Booted sailors set sights on Supreme Court
Experts say appeal unlikely to be heardBy David Larter Aug. 9, 2014
A group of 300 sailors separated by the 2011 enlisted retention boards is taking its case to the nation’s highest court.
Although a three-judge panel with the U.S. Court of Appeals in Washington, D.C., dismissed the case on July 11, their attorney, E.W. Keller, said he plans to appeal the decision to the U.S. Supreme Court.
“I think the decision made by the court of appeals is incorrect,” Keller said in a phone interview. “They sort of ignored us and ignored the problem. They are using the military laws and regulations to supersede constitutional rights.”
A number of legal experts said they view the Supreme Court appeal as a long shot.
The federal appeals court ruling followed precedent. Courts generally avoid ruling on civil claims in military personnel decisions outside of clear-cut discrimination cases, legal experts said, leaving the onus on the sailors to prove their records were flagged for the boards unjustly.
“The courts are reluctant to get into the merits of broad policy making,” said Eugene Fidell, a military law expert at Yale University who reviewed the ruling.
In explaining his decision to appeal, Keller said sailors’ employee rights were violated and they should have been allowed an administrative hearing.
Keller also challenged the court’s determination that it didn’t matter whether the service needed to convene the ERBs, as long as Navy officials thought they had a good reason when they did.
Keller said that ruling gives the Navy a blank check to manage its enlisted personnel, even in cases like the ERB, which officials later admitted was poorly handled.
“It was a sham,” Keller said. “They tried to justify it, but the Navy has admitted that it made a mistake.

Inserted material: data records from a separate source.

int emph_conv1d_winograd4_word_sums(const float* x, int64_t ldx, float* sums,
                                    int64_t ld_sums, const float* pack,
                                    const float* bias, int32_t c_in,
                                    int32_t c_out, int32_t activation,
                                    const int32_t* tiles, int32_t n_tiles,
                                    const int32_t* slot_map, void* stream);

int32_t emph_conv_stack_max_layers(void);
int32_t emph_conv_stack_spans(const int64_t* host_counts,
                              const int64_t* host_offsets, int32_t n_segments,
                              int32_t* host_spans);
int emph_conv1d_stack(const float* x, int64_t ldx, float* y, int64_t ldy,
                      const float* packs, const float* biases, int32_t layers,
                      int32_t relu_mask, const int32_t* spans, int32_t n_spans,
                      const int32_t* slot_map, void* stream);

int64_t emph_conv_split_pack_size(void);
int emph_conv_split_pack(const float* host_weight, void* host_pack);
int emph_conv1d_split(const float* x, int64_t ldx, float* y, int64_t ldy,
                      const void* packs, const float* biases, int32_t layers,
                      int32_t relu_mask, const int32_t* spans, int32_t n_spans,
                      const int32_t* slot_map, void* stream);

int emph_conv_winograd4_split_pack(const float* host_weight, int32_t c_out,
                                   int32_t c_in, float* host_pack);
int emph_conv1d_winograd4_half(const float* x, int64_t ldx, float* y,
                               int64_t ldy, const float* split_pack,
                               const float* bias, int32_t c_in, int32_t c_out,
                               int32_t activation, const int32_t* tiles,
                               int32_t n_tiles, const float* position,
                               int32_t max_positions, int32_t half,
                               void* stream);


int emph_segment_reduce(const float* x, int64_t ldx, const int32_t* bounds,
                        float* out, int64_t ldw, int32_t channels,
                        const int64_t* seg, const int32_t* word_segment,
                        int64_t total_words, int32_t mode, void* stream);

int emph_word_sums(const float* sums, int64_t ld_sums, const int32_t* terms,
                   const int32_t* first, const int32_t* lengths, float* out,
                   int64_t ldw, int32_t channels, int64_t columns, int32_t mode,
                   void* stream);


int emph_output_layer(const float* x, int64_t ldx, const float* weight,
                      const float* bias, int32_t channels,
                      int32_t kernel_size, const int64_t* seg,
                      const int32_t* position_segment, int64_t total,
                      int32_t axis, int32_t post, float* logits,
                      float* scores, void* stream);

int emph_gather_columns(const float* x, int64_t ldx, float* y, int64_t ldy,
                        int32_t channels, const int64_t* pieces,
                        int32_t n_pieces, void* stream);

int emph_collate(const float* features, int64_t ld_cache, const float* targets,
                 int64_t total_words, const int64_t* items, int32_t n_items,
                 int32_t channels, int64_t ld_frames, int64_t ld_words,
                 float* out_features, float* out_targets, void* stream);

int emph_unpack_rows(const float* x, int64_t ld, const int64_t* table,
                     int32_t n, float* out, void* stream);


int32_t emph_word_decoder_block(int32_t layers, int32_t kernel_size,
                                int32_t out_kernel_size);

int32_t emph_word_decoder_tiles(const int64_t* host_counts,
                                const int64_t* host_offsets, int32_t segments,
                                int32_t layers, int32_t kernel_size,
                                int32_t out_kernel_size, int32_t* host_tiles);

int64_t emph_word_decoder_pack_size(int32_t channels, int32_t kernel_size);
int emph_word_decoder_pack(const float* host_weight, int32_t channels,
                           int32_t kernel_size, float* host_pack);

int emph_word_decoder(const float* x, int64_t ldx, const int32_t* tiles,
                      int32_t n_tiles, int32_t channels, const float* packs,
                      const float* biases, int32_t layers, int32_t kernel_size,
                      int32_t activation, const float* out_weight,
                      const float* out_bias, int32_t out_kernel_size,
                      int32_t post, float* logits, float* scores, void* stream);


int emph_add_position(float* x, int64_t ldx, const float* table,
                      int32_t channels, int32_t max_positions,
                      const int32_t* tiles, int32_t n_tiles, int32_t tile_n,
                      void* stream);

int emph_attention(const float* qk, const float* v, float* out, int64_t ld,
                   int32_t channels, int32_t heads, const int32_t* tiles,
                   int32_t n_tiles, int32_t tile_n, const int32_t* key_counts,
                   void* stream);

int64_t emph_split_kv_bytes(int64_t ld, int32_t n_segments, int32_t channels,
                            int32_t heads, int32_t pieces);
int emph_split_kv(const float* qk, const float* v, int64_t ld, int32_t channels,
                  int32_t heads, const int32_t* tiles, int32_t n_tiles,
                  int32_t tile_n, int32_t pieces, void* images, void* stream);
int emph_attention_split(const float* qk, const void* images, float* out,
                         int64_t ld, int32_t channels, int32_t heads,
                         const int32_t* tiles, int32_t n_tiles, int32_t tile_n,
                         const int32_t* key_counts, int32_t pieces, void* stream);

int emph_add_layernorm(const float* x, const float* r, float* y, int64_t ld,
                       int32_t channels, const float* gamma,
                       const float* beta, float eps, int64_t first_column,
                       int64_t columns, void* stream);

int64_t emph_linear_chain_pack_size(int32_t channels);
int emph_linear_chain_pack(const float* host_weight, int32_t channels,
                           int32_t natural, float* host_pack);
int emph_transformer_block(const float* attended, float* x, int64_t ld,
                           int32_t channels, const float* packs,
                           const float* vectors, float eps, int32_t activation,
                           const int32_t* tiles, int32_t n_tiles,
                           int32_t tile_n, void* stream);

int emph_transformer_block_qkv(const float* attended, float* x, int64_t ld,
                               int32_t channels, const float* packs,
                               const float* vectors, float eps,
                               int32_t activation, const int32_t* tiles,
                               int32_t n_tiles, int32_t tile_n, float* qk,
                               float* v, void* stream);

int emph_qkv_projection(const float* x, int64_t ld, float* qk, float* v,
                        int32_t channels, const float* packs,
                        const float* bias, const int32_t* tiles,
                        int32_t n_tiles, int32_t tile_n, void* stream);

int64_t emph_linear_split_pack_size(int32_t pieces);
int emph_linear_split_pack(const float* host_weight , int32_t pieces,
                           void* host_pack);
int emph_transformer_block_split(const float* attended, float* x, int64_t ld,
                                 int32_t channels, const void* packs,
                                 int32_t pieces, const float* vectors, float eps,
                                 int32_t activation, const int32_t* tiles,
                                 int32_t n_tiles, int32_t tile_n, void* stream);
int emph_qkv_projection_split(const float* x, int64_t ld, float* qk, float* v,
                              int32_t channels, const void* packs,
                              int32_t pieces, const float* bias,
                              const int32_t* tiles, int32_t n_tiles,
                              int32_t tile_n, void* stream);
int emph_transformer_block_qkv_split(const float* attended, float* x, int64_t ld,
                                     int32_t channels, int32_t heads,
                                     const void* block_packs, const void* qkv_packs,
                                     int32_t pieces, int32_t attention_pieces,
                                     const float* vectors, const float* qkv_bias,
                                     float eps, int32_t activation,
                                     const int32_t* tiles, int32_t n_tiles,
                                     int32_t tile_n, float* qk, float* v,
                                     void* images, void* stream);
int64_t emph_linear_split_pack16_size(int32_t pieces);
int emph_linear_split_pack16(const float* host_weight , int32_t pieces,
                             void* host_pack);
int emph_position_wise_split(const float* attended, float* x, int64_t ld,
                             int32_t channels, int32_t heads, const void* block_packs,
                             const float* vectors, const void* qkv_packs,
                             const float* qkv_bias, int32_t pieces,
                             int32_t attention_pieces, float eps, int32_t activation,
                             const int32_t* tiles, int32_t n_tiles, int32_t tile_n,
                             float* qk, float* v, void* images, void* stream);
int emph_qkv_projection_split_images(const float* x, int64_t ld, float* qk,
                                     void* images, int32_t channels,
                                     int32_t heads, const void* packs,
                                     int32_t pieces, int32_t attention_pieces,
                                     const float* bias, const int32_t* tiles,
                                     int32_t n_tiles, int32_t tile_n,
                                     void* stream);

int64_t emph_word_transformer_pack_size(int32_t channels, int32_t heads);
int emph_word_transformer_pack(
    const float* in_proj_weight, const float* in_proj_bias,
    const float* out_weight, const float* out_bias,
    const float* linear1_weight, const float* linear1_bias,
    const float* linear2_weight, const float* linear2_bias,
    const float* norm1_weight, const float* norm1_bias,
    const float* norm2_weight, const float* norm2_bias, int32_t channels,
    int32_t heads, float* host_pack);
int emph_word_transformer(float* x, int64_t ld, const float* position,
                          int32_t max_positions, int32_t channels,
                          int32_t heads, const float* packs, int32_t layers,
                          float eps, const int32_t* tiles, int32_t n_tiles,
                          void* stream);


enum {
    EMPH_METRIC_COUNT = 0,
    EMPH_METRIC_BCE = 1,
    EMPH_METRIC_SQUARED_ERROR = 2,
    EMPH_METRIC_COVARIANCE = 3,
    EMPH_METRIC_SUM_PREDICTED = 4,
    EMPH_METRIC_SUMSQ_PREDICTED = 5,
    EMPH_METRIC_SUM_TARGET = 6,
    EMPH_METRIC_SUMSQ_TARGET = 7,
    EMPH_METRIC_FIELDS = 8
};
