# KIT-MBS/pydca

Hardware: AMD Instinct MI355X
Metric: plmDCA L-BFGS iterations/s (L=500 N=50000 q=21) (higher is better)
Workload: dtype f32

## Files before the change

### pydca_amd/csrc/lbfgs_kernels.h

```cpp
#pragma once

#include "dca_internal.h"
#include "plm_plan.h"
#include "vec_kernels.h"

namespace {

template <bool DD> struct DotAcc;
template <> struct DotAcc<false> {
    double hi = 0.0;
    static constexpr double lo = 0.0;
    __device__ __forceinline__ void add(double a, double b) { hi += a * b; }
    __device__ __forceinline__ void wave_reduce() { for (int off = 32; off > 0; off >>= 1) hi += __shfl_down(hi, off); }
};
template <> struct DotAcc<true> {
    double hi = 0.0, lo = 0.0;
    __device__ __forceinline__ void add(double a, double b) { dd_add(hi, lo, __dmul_rn(a, b)); }
    __device__ __forceinline__ void wave_reduce() { dd_wave_reduce(hi, lo); }
};
template <int NV>
__device__ __forceinline__ void dot_block_store(double (*red)[2 * NV], int nv, double* __restrict__ partials, unsigned grid = 0)
{
    __syncthreads();
    if ((int)threadIdx.x < nv) {
// ... 91 lines not shown
        Pack<T> pse; Pack<T> pye;
        _Pragma("unroll") for (int u = 0; u < VEC; ++u) {
            pse.v[u] = px.v[u] - pxp.v[u]; pye.v[u] = pg.v[u] - pgp.v[u];
            acc[0].add((double)pye.v[u], (double)pse.v[u]); acc[1].add((double)pye.v[u], (double)pye.v[u]);
        }
        psk[E] = pse; pyk[E] = pye;
        stp(se, iv, pse); stp(ye, iv, pye);
        _Pragma("unroll") for (int k = 0; k < 5; ++k) {
            _Pragma("unroll") for (int u = 0; u < VEC; ++u) {
                const double gv = pg.v[u]; const double sev = pse.v[u]; const double yev = pye.v[u];
                const double sk = psk[k].v[u]; const double yk = pyk[k].v[u];
                acc[2 + k].add(sk, gv); acc[7 + k].add(yk, gv); acc[12 + k].add(sev, yk); acc[17 + k].add(yev, sk); acc[22 + k].add(yev, yk);
            }
        },
        { const T sev_ = x[i] - xp[i]; const T yev_ = g[i] - gp[i]; se[i] = sev_; ye[i] = yev_;
          const double gv = g[i]; const double sev = sev_; const double yev = yev_;
          acc[0].add(yev, sev); acc[1].add(yev, yev);
          _Pragma("unroll") for (int k = 0; k < 5; ++k) {
              const double sk = k == E ? sev : (double)static_cast<const T*>(P.s[k])[i]; const double yk = k == E ? yev : (double)static_cast<const T*>(P.y[k])[i];
              acc[2 + k].add(sk, gv); acc[7 + k].add(yk, gv); acc[12 + k].add(sev, yk); acc[17 + k].add(yev, sk); acc[22 + k].add(yev, yk);
          } })
    const int lane = threadIdx.x & 63, wv = threadIdx.x >> 6;
#pragma unroll
    for (int v = 0; v < 27; ++v) {
        acc[v].wave_reduce();
        if (lane == 0) { red[wv][2 * v] = acc[v].hi; red[wv][2 * v + 1] = acc[v].lo; }
    }
    dot_block_store<27>(red, 27, partials);
}

template <typename T>
__global__ void vec_compose_kernel(T* __restrict__ d, const T* __restrict__ g, VecPtrs5 P, const DirCoefs* __restrict__ cp, size_t n)
{
    const DirCoefs c = *cp;
    DCA_VEC_LOOP(n, d,
        const Pack<T> pg = ldp(g, iv);
        double v[VEC];
        _Pragma("unroll") for (int u = 0; u < VEC; ++u) v[u] = c.g * (double)pg.v[u];
        _Pragma("unroll") for (int k = 0; k < 5; ++k) {
            const Pack<T> psk = ldp(static_cast<const T*>(P.s[k]), iv); const Pack<T> pyk = ldp(static_cast<const T*>(P.y[k]), iv);
            _Pragma("unroll") for (int u = 0; u < VEC; ++u) v[u] += c.s[k] * (double)psk.v[u] + c.y[k] * (double)pyk.v[u];
        }
        Pack<T> o;
        _Pragma("unroll") for (int u = 0; u < VEC; ++u) o.v[u] = (T)v[u];
        stp(d, iv, o);,
        { double v = c.g * (double)g[i];
          _Pragma("unroll") for (int k = 0; k < 5; ++k)
              v += c.s[k] * (double)static_cast<const T*>(P.s[k])[i] + c.y[k] * (double)static_cast<const T*>(P.y[k])[i];
          d[i] = (T)v; })
}
#undef ldp
#undef stp

__global__ __launch_bounds__(256)
void vec_final_kernel(const double* __restrict__ partials, int nb, int nk, double* __restrict__ out)
{
    __shared__ double redHi[256], redLo[256];
    const int k = blockIdx.x;
    double hi = 0.0, lo = 0.0;
    for (int b = threadIdx.x; b < nb; b += blockDim.x) dd_add2(hi, lo, partials[2 * ((size_t)k * nb + b)], partials[2 * ((size_t)k * nb + b) + 1]);
    dd_block_reduce(hi, lo, redHi, redLo);
    if (threadIdx.x == 0) out[k] = hi + lo;
}

__global__ __launch_bounds__(256)
void dd_sum_chunks_kernel(const double* __restrict__ parts, int n, double* __restrict__ out)
{
    __shared__ double redHi[256], redLo[256];
    const int chunk = (n + gridDim.x - 1) / gridDim.x;
    const int lo_ = blockIdx.x * chunk, hi_ = min(n, lo_ + chunk);
    double hi = 0.0, lo = 0.0;
    for (int b = lo_ + threadIdx.x; b < hi_; b += blockDim.x) dd_add2(hi, lo, parts[2 * (size_t)b], parts[2 * (size_t)b + 1]);
    dd_block_reduce(hi, lo, redHi, redLo);
    if (threadIdx.x == 0) { out[2 * blockIdx.x] = hi; out[2 * blockIdx.x + 1] = lo; }
}
__global__ __launch_bounds__(1024)
void dd_sum_final_kernel(const double* __restrict__ A, int nA, const double* __restrict__ B, int nB, double* __restrict__ out)
{
    __shared__ double redHi[1024], redLo[1024];
    double hi = 0.0, lo = 0.0;
    for (int b = threadIdx.x; b < nA; b += blockDim.x) dd_add2(hi, lo, A[2 * (size_t)b], A[2 * (size_t)b + 1]);
    for (int b = threadIdx.x; b < nB; b += blockDim.x) dd_add2(hi, lo, B[2 * (size_t)b], B[2 * (size_t)b + 1]);
    dd_block_reduce(hi, lo, redHi, redLo);
    if (threadIdx.x == 0) out[0] = hi + lo;
}

template <typename T>
__global__ __launch_bounds__(kVecThreads)
void vec_dot3_fx_kernel(const T* __restrict__ a, const T* __restrict__ b, const T* __restrict__ c, size_t n, double* __restrict__ partials,
                        const double* __restrict__ fxParts, int nFxParts, double* __restrict__ fxChunks)
{
    if (blockIdx.x >= (unsigned)kVecBlocks) {
        __shared__ double redHi[256], redLo[256];
        const int blk = (int)blockIdx.x - kVecBlocks;
        const int chunk = (nFxParts + kSumStageBlocks - 1) / kSumStageBlocks;
        const int lo_ = blk * chunk, hi_ = min(nFxParts, lo_ + chunk);
        double hi = 0.0, lo = 0.0;
        for (int p = lo_ + threadIdx.x; p < hi_; p += blockDim.x) dd_add2(hi, lo, fxParts[2 * (size_t)p], fxParts[2 * (size_t)p + 1]);
        dd_block_reduce(hi, lo, redHi, redLo);
        if (threadIdx.x == 0) { fxChunks[2 * blk] = hi; fxChunks[2 * blk + 1] = lo; }
        return;
    }
    __shared__ double red[kVecThreads / 64][6];
    DotAcc<sizeof(T) == 8> s0, s1, s2;
    DCA_VEC_LOOP_G(n, a, kVecBlocks,
        const Pack<T> pa = ldp_at(a + head_, iv); const Pack<T> pb = ldp_at(b + head_, iv); const Pack<T> pc = ldp_at(c + head_, iv);
// ... 42 lines not shown
```

### pydca_amd/csrc/plm_engine.hip

```cpp
#include <algorithm>
#include <chrono>
#include <cmath>

#include "dca_internal.h"
#include "more_thuente.h"
#include "vec_kernels.h"
#include "plm_plan.h"
#include "plm_stages.h"
#include "lbfgs_kernels.h"

namespace {

static_assert(kPlanXcds == kNumXcd, "the planner deals strips to this many XCDs");

#ifdef DCA_ROUND_ABLATE
__global__ void round_to_f32_kernel(double* __restrict__ p, size_t n)
{
    for (size_t i = blockIdx.x * (size_t)blockDim.x + threadIdx.x; i < n; i += (size_t)gridDim.x * blockDim.x) p[i] = (double)(float)p[i];
}
inline int round_stage_mask() { const char* e = getenv("DCA_ROUND_F32_STAGES"); return e ? atoi(e) : 0; }
#define DCA_ROUND_STAGE(bit, ptr, count)                                                                             \
    do {                                                                                                             \
        if constexpr (sizeof(T) == 8)                                                                                \
            if (round_stage_mask() & (bit))                                                                          \
// ... 1 lines not shown
    } while (0)
#else
#define DCA_ROUND_STAGE(bit, ptr, count) do { } while (0)
#endif
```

But the court ignored that. Basically [the judges] have said that no matter how wrong it is, the Navy can do it.”
Keller argued before the appeals court that the judge in the federal claims court where the case was first heard shouldn’t have ruled on the matter because she had worked as a civilian attorney for the Navy — a contention also overruled by the appeals court.
‘Chances are slim’
The ERBs separated 2,946 sailors, many of whom were mid-career sailors looking forward to retirement. Some were booted only days or months from their 15-year mark and eligibility for early retirement.
Legal experts interviewed by Navy Times disagreed over whether the Navy should be given expansive force-shaping authority not subject to liability claims.
Raymond Toney, a private defense lawyer who specializes in military cases, said the courts should exercise more oversight.
“The military is given a lot of discretion and probably more discretion than it has earned,” he said, adding that inherent flaws in the system make it unlikely that the sailors will have their case heard by the Supreme Court.
“The rule that judges are not given the task of running the military comes from the Supreme Court,” he said. “So, unless the veterans have identified specific statutes or regulations that were violated by the ERB process, my prediction is the Supreme Court will show no interest.
“And even if they can show violations of law, their chances are still slim,” he added. “I certainly agree with the plaintiffs that the ERB process is unfair, but unfairness is not enough to engage the Supreme Court.”
Greg Rinckey, a New York-based lawyer and former Army captain, agreed the process was harsh for the sailors who were separated, especially those who were close to retirement eligibility. But the idea of giving every sailor a hearing and forcing the Navy to fight each early separation through the courts would be unreasonable.
“The Navy needs a way to manage its workforce,” he said.
Fidell agreed, saying that declining defense budgets are forcing the services to downsize, and the courts shouldn’t have the authority to impede that.
“The military does have to have a way to shake the tree,” Fidell said. “It’s not done very often and I’m sure it’s done with a heavy heart.”
One defense attorney argues the Navy ought to give separating sailors a hearing or more due process.
“It’s unfortunate that the Navy chose to discharge so many sailors with virtually no chance for them to demonstrate their ability to continue to serve,” Daniel Conway wrote in an email to Navy Times.
“It hurts confidence in the system when people lose employment and benefits with very little explanation and are not given a meaningful chance to be heard. It’s bad business, but not against the law,” said Conway, a partner in the law firm Gary Myers, Daniel Conway & Associates. “It’s a policy that should probably be revisited and rewritten for a more meaningful opportunity for sailors to demonstrate their ability to serve.”
Sailors chosen for separation will have the best chance to contest it by identifying why their record was flagged and addressing any errors quickly, Conway said.
“You’re looking for factual errors or documents or injustices in your record that may have led to separation,” he said. “It’s not a direct attack on the separation itself. This is a kind of collateral attack where you try to remove unjust records from your personnel files that caused the separation.”
Conway said common errors include unjust disciplinary actions, inaccurate performance evaluations, bias or prejudice from your command or even a medical issue, which can cause a sailor to be unjustly flagged.
Finally, Conway said, it’s important to lawyer up — and quickly.
“There are usually statutes of limitations on different avenues of relief,” he said. “Most sailors seek relief through the Board for Correction of Naval Records, Naval Discharge Review Board, or federal court. It’s important to get advice as soon as possible.”